With the cloak of deception, educators can actually challenge the learner’s psychology, leadership skills, and crisis management skills.

Examples of purposeful deception:

  1. Nurse confederate administers the wrong medication that leads to significant adverse outcome, and then lies about it.
  2. Confederate leader who gives wrong and harmful directions to the team, and expects it to be done.
  3.  Confederate team member has adverse outcome during procedure and attempts to cover it up (e.g. guidewire left in the body)

These are simulation cases where the learners are not pre-debriefed about the real objectives of the case and are not aware confederates are purposefully deceiving them. The real objectives would be handling of unforeseen, ethical dilemmas that evolve.

Unfortunately our good side does not always come out when we are challenged. Remember Lord of the Flies? Imagine what happens to the learners in the post-debriefing when asked by the facilitator about knowingly allowing the confederate leader to execute the wrong decision. We all want to imagine ourselves always doing the right thing, no matter the situation, for the patient’s best interest. Leaders are courageous and always battle for the right; they are not weak.

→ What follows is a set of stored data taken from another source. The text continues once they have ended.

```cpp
int mg_level_vectors(Ctx* c, MgLevel& L) {
  const CgGrid& f = c->cg;
  L.g.dt = f.dt; L.g.dt_alpha = f.dt_alpha; L.g.dt_f = f.dt_f;
  L.g.a_rad = f.a_rad; L.g.a_conv = f.a_conv; L.g.T_amb = f.T_amb; L.g.T_amb4 = f.T_amb4;
  L.n = (int64_t)L.g.n0 * L.g.n1 * L.g.n2;
  for (double** q : {&L.T, &L.b, &L.x, &L.w, &L.dinv}) {
    void* p = nullptr;
    HIPC(tv_dev_alloc(&p, sizeof(double) * (size_t)std::max<int64_t>(1, L.n), kMemDoubles));
    HIPC(hipMemsetAsync(p, 0, sizeof(double) * (size_t)std::max<int64_t>(1, L.n), c->stream));
    L.bufs.push_back(p);
    *q = static_cast<double*>(p);
  }
  return TV_OK;
}

int mg_setup(Ctx* c) {
  const bool dg = c->fam_T == TV_DG;
  if (c->dim != 3 || c->um || (!dg && !cg_cgs_supported(c->cg)) || (dg && (c->dg.deg1 || c->dg.deg2)))
    return c->fail(TV_ERR_ARG, "preconditioner GMG: 3D CG1 or DG1 temperature space on a rectilinear mesh only");
  if (c->cgs) return c->fail(TV_ERR_ARG, "preconditioner GMG runs in the KSPCG form (pcg_variant KSPCG or AUTO)");
  if (c->n_parts > 1 && !dg) return mg_setup_dist(c);
  if (c->n_parts > 1) c->mg_A = 1;
  std::vector<double> tmp, Xf[3];
  for (int s = 0; s < 3; ++s) Xf[s] = storage_coords(c, s, tmp);
  const double da = c->P.dt * c->P.alpha;
  HIPC(tv_dev_alloc(&c->mgx, sizeof(double) * (size_t)std::max<int64_t>(1, c->nT), kMemDoubles));
  HIPC(hipMemsetAsync(c->mgx, 0, sizeof(double) * (size_t)std::max<int64_t>(1, c->nT), c->stream));
  if (dg) {
    c->mg_dg = true;
    HIPC(tv_dev_alloc(&c->dggface, sizeof(double) * (size_t)dg_gface_size(c->dg), kMemDoubles));
    c->mg_omega0 = 0.0;
    if (int e = mg_add_cg_level(c, Xf, da)) return e;
  } else {
    c->mg_omega0 = mg_omega(mg_gershgorin(Xf, da));
  }
  const int max_levels = c->O.mg_levels > 0 ? c->O.mg_levels : 8;
  const bool automatic = c->O.mg_levels <= 0;
  std::vector<double> Xp[3] = {Xf[0], Xf[1], Xf[2]};
  for (int lev = 1 + (dg ? 1 : 0); lev < max_levels; ++lev) {
    std::vector<double> Xc[3];
    std::vector<char> is_c[3];
    int coarse[3];
    if (!mg_next_level(Xp, da, automatic, Xc, is_c, coarse)) break;
    c->mg.emplace_back();
    MgLevel& L = c->mg.back();
    for (int s = 0; s < 3; ++s) L.X[s] = Xc[s];
    if (int e = build_cg_grid(c, 3, L.X, 0, (int)L.X[2].size(), 0, 0, true, true, L.g, L.coef, &L.bnodes, L.ffbuf))
      return e;
    if (int e = mg_level_vectors(c, L)) return e;
    L.omega = mg_omega(mg_gershgorin(L.X, da));
    MgXfer& x = L.xf;
    std::vector<int> ri[3];
    std::vector<double> rw[3];
    for (int s = 0; s < 3; ++s) {
      std::vector<int> pi;
      std::vector<double> pw;
      mg_axis_tables(Xp[s], is_c[s], pi, pw, ri[s], rw[s]);
      if (int e = mg_upload(c, L, pi, &x.pi[s])) return e;
      if (int e = mg_upload(c, L, pw, &x.pw[s])) return e;
      if (int e = mg_upload(c, L, ri[s], &x.ri[s])) return e;
      if (int e = mg_upload(c, L, rw[s], &x.rw[s])) return e;
      x.fn[s] = (int)Xp[s].size();
      x.cn[s] = (int)L.X[s].size();
      x.coarse[s] = coarse[s];
    }
    x.f_kb = 0;
    x.f_ke = x.fn[2];
    x.c_kb = 0;
    x.c_ke = x.cn[2];
// ... 295 lines not shown
```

This type of debriefing session would have to be handled with extreme caution in order to maintain a safe learning environment, stay productive, and develop effective learning take away points. Deterioration into guilt by perceived inadequate leadership skills should be prevented.

Bottom Line

Ultimately I feel that this type of situation is appropriate for a simulation session and a necessary topic. Medicine is full of examples of bad outcomes from mortally questionable behavior such as billing fraud and falsifying of charts to cover up errors. Educators must teach their learners how to handle these real-life situations so that in the real world, the learners always land on top and can be the shining leaders that they can be.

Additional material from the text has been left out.